▶ _INPUT FOR THIS TASK_:
namespace ngm {
int score_candidates(ngm_mapper *m, int n, uint64_t np, int alt_dir) {
	const ngm_ref *r = m->ref;
	ngm_hip_ctx *eng = m->eng;
	const int q = m->prm.qry_max_len, c = m->prm.corridor;
	hipLaunchKernelGGL(ngm::expand_pairs_kernel, dim3(n), dim3(64), 0, m->st, n, m->d_cand_base.p, m->d_cand_count.p, m->d_pair_read.p);
	const int nb = (int) ((np + ngm::kSlots - 1) / ngm::kSlots);
	ngm::WindowGeom Gs{r->n_bases - 1, ((q + c) | 1) + 1, c >> 1};
	hipLaunchKernelGGL(ngm::gather_pairs_kernel, dim3(nb), dim3(256), 0, m->st, m->d_reads.p, m->d_read_len.p, q, r->d_genome, Gs,
			m->d_pair_read.p, m->d_out_loc.p, m->d_out_sv.p, (int) np, eng->RW, eng->FW, eng->packed.p, eng->lens.p, eng->blk_rows.p, alt_dir);
	MAP_HIP_TRY(hipGetLastError());
	MAP_HIP_TRY(hipEventRecord(m->ev[2], m->st));
	if (int rc = ngm::engine_score_packed(eng, m->prm.mode, (int) np, m->d_scores.p, m->st)) { ngm::pipeline_set_error("%s", ngm_hip_last_error(eng)); return rc; }
	MAP_HIP_TRY(hipEventRecord(m->ev[3], m->st));
	return 0;
}
}

extern "C" {

int ngm_ref_decode(const ngm_ref *r, uint64_t offset, int buffer_len, char *out) {
// ... 955 lines not shown
		if (m->d_a_read.reserve(na) || m->d_a_loc.reserve(na) || m->d_a_sv.reserve(na) || m->d_records.reserve((size_t) na * 8) ||
				m->d_runs.reserve((size_t) na * rs)) { ngm::pipeline_set_error("out of device memory (align stage)"); return -12; }
		if (int rc = ngm::engine_reserve(eng, na)) { ngm::pipeline_set_error("%s", ngm_hip_last_error(eng)); return rc; }
		MAP_HIP_TRY(hipMemcpyAsync(m->d_a_read.p, a_read.data(), (size_t) na * 4, hipMemcpyHostToDevice, m->st));
		MAP_HIP_TRY(hipMemcpyAsync(m->d_a_loc.p, a_loc.data(), (size_t) na * 4, hipMemcpyHostToDevice, m->st));
		MAP_HIP_TRY(hipMemcpyAsync(m->d_a_sv.p, a_sv.data(), (size_t) na * 4, hipMemcpyHostToDevice, m->st));
		MAP_HIP_TRY(hipStreamSynchronize(m->st));
		stage_align.acquire();
		MAP_HIP_TRY(hipEventRecord(m->ev[5], m->st));
		ngm::WindowGeom Ga{r->n_bases - 1, align_buf_len, c >> 1};
		hipLaunchKernelGGL(ngm::gather_pairs_kernel, dim3((na + ngm::kSlots - 1) / ngm::kSlots), dim3(256), 0, m->st, m->d_reads.p, m->d_read_len.p, q,
				r->d_genome, Ga, m->d_a_read.p, m->d_a_loc.p, m->d_a_sv.p, na, eng->RW, eng->FW, eng->packed.p, eng->lens.p, eng->blk_rows.p, alt_dir);
		MAP_HIP_TRY(hipGetLastError());
		MAP_HIP_TRY(hipEventRecord(m->ev[6], m->st));
		const bool was_prof = eng->profiling;
		eng->profiling = true;
		if (int rc = ngm::engine_align_packed(eng, mode, na, m->d_records.p, m->d_runs.p, rs, m->st)) { eng->profiling = was_prof; ngm::pipeline_set_error("%s", ngm_hip_last_error(eng)); return rc; }
		eng->profiling = was_prof;
		MAP_HIP_TRY(hipEventRecord(m->ev[7], m->st));
		if (m->d_runs_c.reserve((size_t) na * rs)) { ngm::pipeline_set_error("out of device memory (runs)"); return -12; }
		MAP_HIP_TRY(hipMemsetAsync(m->d_total.p, 0, 8, m->st));
		hipLaunchKernelGGL(ngm::compact_runs_kernel, dim3((na + 255) / 256), dim3(256), 0, m->st, na, m->d_records.p, m->d_runs.p, rs,
				m->d_runs_c.p, m->d_total.p);
		MAP_HIP_TRY(hipGetLastError());
		unsigned long long n_runs_total = 0, n_str_total = 0;
		if (!dev_strings) { MAP_HIP_TRY(hipEventRecord(m->ev[8], m->st)); }
		if (dev_strings) {
			const unsigned long long scap = (unsigned long long) na * 96ull + 4096ull;
			if (m->d_cigout.reserve(na) || m->d_str.reserve(scap) || m->p_cigout.reserve(na)) { ngm::pipeline_set_error("out of memory (CIGAR strings)"); return -12; }
			MAP_HIP_TRY(hipMemsetAsync(m->d_total.p + 8, 0, 8, m->st));
			const bool affine = m->prm.personality == NGM_PERSONALITY_AFFINE;
			if (affine) hipLaunchKernelGGL(ngm::cigar_strings_kernel<true>, dim3((na + 255) / 256), dim3(256), 0, m->st, na, m->d_records.p, m->d_runs_c.p, eng->packed.p, eng->RW, eng->FW,
					m->d_read_len.p, m->d_a_read.p, m->prm.variant == NGM_VARIANT_OCL_CPU ? 1 : 0, m->prm.hard_clip, m->prm.silent_clip, m->d_cigout.p, m->d_str.p, scap,
					(unsigned long long *) (m->d_total.p + 8), 0);
			else hipLaunchKernelGGL(ngm::cigar_strings_kernel<false>, dim3((na + 255) / 256), dim3(256), 0, m->st, na, m->d_records.p, m->d_runs_c.p, eng->packed.p, eng->RW, eng->FW,
					m->d_read_len.p, m->d_a_read.p, m->prm.variant == NGM_VARIANT_OCL_CPU ? 1 : 0, m->prm.hard_clip, m->prm.silent_clip, m->d_cigout.p, m->d_str.p, scap,
					(unsigned long long *) (m->d_total.p + 8), alt_cigar);
			MAP_HIP_TRY(hipGetLastError());
			MAP_HIP_TRY(hipEventRecord(m->ev[8], m->st));
			MAP_HIP_TRY(hipMemcpyAsync(m->p_cigout.p, m->d_cigout.p, (size_t) na * sizeof(ngm::CigarDevOut), hipMemcpyDeviceToHost, m->st));
			MAP_HIP_TRY(hipMemcpyAsync(&n_str_total, m->d_total.p + 8, 8, hipMemcpyDeviceToHost, m->st));
		}
		MAP_HIP_TRY(hipMemcpyAsync(h_rec, m->d_records.p, (size_t) na * 8 * 4, hipMemcpyDeviceToHost, m->st));
		MAP_HIP_TRY(hipMemcpyAsync(&n_runs_total, m->d_total.p, 8, hipMemcpyDeviceToHost, m->st));
		stage_align.done_after(m->ev[8]);
		MAP_HIP_TRY(hipStreamSynchronize(m->st));
		if (m->p_runs.reserve(n_runs_total + 1)) { ngm::pipeline_set_error("out of pinned host memory"); return -12; }
		h_runs = m->p_runs.p;
		MAP_HIP_TRY(hipMemcpy(h_runs, m->d_runs_c.p, n_runs_total * 2, hipMemcpyDeviceToHost));
		if (dev_strings) {
			n_str_total = std::min<unsigned long long>(n_str_total, (unsigned long long) na * 96ull + 4096ull);
			str_base = n_str_total;
			if (m->p_str.reserve(n_str_total + 1)) { ngm::pipeline_set_error("out of pinned host memory"); return -12; }
			if (n_str_total && !sam) MAP_HIP_TRY(hipMemcpy(m->p_str.p, m->d_str.p, n_str_total, hipMemcpyDeviceToHost));
		}
	}
	stage_align.done();

	lap(3);
	ngm::SamRef *sam_refs = sam ? m->p_sam_refs.p : nullptr;
	std::mutex extra_mu;
	std::vector<char> extra;
	parallel_for(n, [&](int lo, int hi) {
		for (int i = lo; i < hi; ++i) for (int t = 0; t < topn; ++t) {
			const size_t o = (size_t) i * topn + t;
			ngm_hit &h = hits[o];
			memset(&h, 0, sizeof(h));
			h.n_candidates = (int) m->h_count[i];
			h.max_votes = m->h_maxv[i];
// ... 298 lines not shown
		MAP_HIP_TRY(hipMemcpy(d_sc.p, scores, (size_t) n_cand * 4, hipMemcpyHostToDevice));
		MAP_HIP_TRY(hipMemcpy(d_loc.p, loc, (size_t) n_cand * 4, hipMemcpyHostToDevice));
		MAP_HIP_TRY(hipMemcpy(d_sv.p, strand_votes, (size_t) n_cand * 4, hipMemcpyHostToDevice));
	}
	hipLaunchKernelGGL(ngm::select_top1_kernel, dim3((n_reads + 255) / 256), dim3(256), 0, 0, n_reads, d_base.p, d_count.p, d_sc.p, d_loc.p, d_sv.p, d_win.p, d_mq.p, d_nb.p, d_best.p);
	MAP_HIP_TRY(hipGetLastError());
	MAP_HIP_TRY(hipDeviceSynchronize());
	MAP_HIP_TRY(hipMemcpy(winner, d_win.p, (size_t) n_reads * 4, hipMemcpyDeviceToHost));
	MAP_HIP_TRY(hipMemcpy(mapq, d_mq.p, (size_t) n_reads * 4, hipMemcpyDeviceToHost));
	MAP_HIP_TRY(hipMemcpy(n_best, d_nb.p, (size_t) n_reads * 4, hipMemcpyDeviceToHost));
	MAP_HIP_TRY(hipMemcpy(best_score, d_best.p, (size_t) n_reads * 4, hipMemcpyDeviceToHost));
	d_base.release(); d_count.release(); d_loc.release(); d_sv.release(); d_win.release(); d_mq.release(); d_nb.release(); d_sc.release(); d_best.release();
	return 0;
}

▶ _WORK REQUIRED_: Search the listing above for the lines with "MAP_HIP_TRY(hipMemsetAsync(m->d_total.p, 0, 8, m->st));" and "if (m->d_cigout.reserve(na) ||", then output those lines and all lines between them exactly.

▶ _EXERCISE OUTPUT_:
		MAP_HIP_TRY(hipMemsetAsync(m->d_total.p, 0, 8, m->st));
		hipLaunchKernelGGL(ngm::compact_runs_kernel, dim3((na + 255) / 256), dim3(256), 0, m->st, na, m->d_records.p, m->d_runs.p, rs,
				m->d_runs_c.p, m->d_total.p);
		MAP_HIP_TRY(hipGetLastError());
		unsigned long long n_runs_total = 0, n_str_total = 0;
		if (!dev_strings) { MAP_HIP_TRY(hipEventRecord(m->ev[8], m->st)); }
		if (dev_strings) {
			const unsigned long long scap = (unsigned long long) na * 96ull + 4096ull;
			if (m->d_cigout.reserve(na) || m->d_str.reserve(scap) || m->p_cigout.reserve(na)) { ngm::pipeline_set_error("out of memory (CIGAR strings)"); return -12; }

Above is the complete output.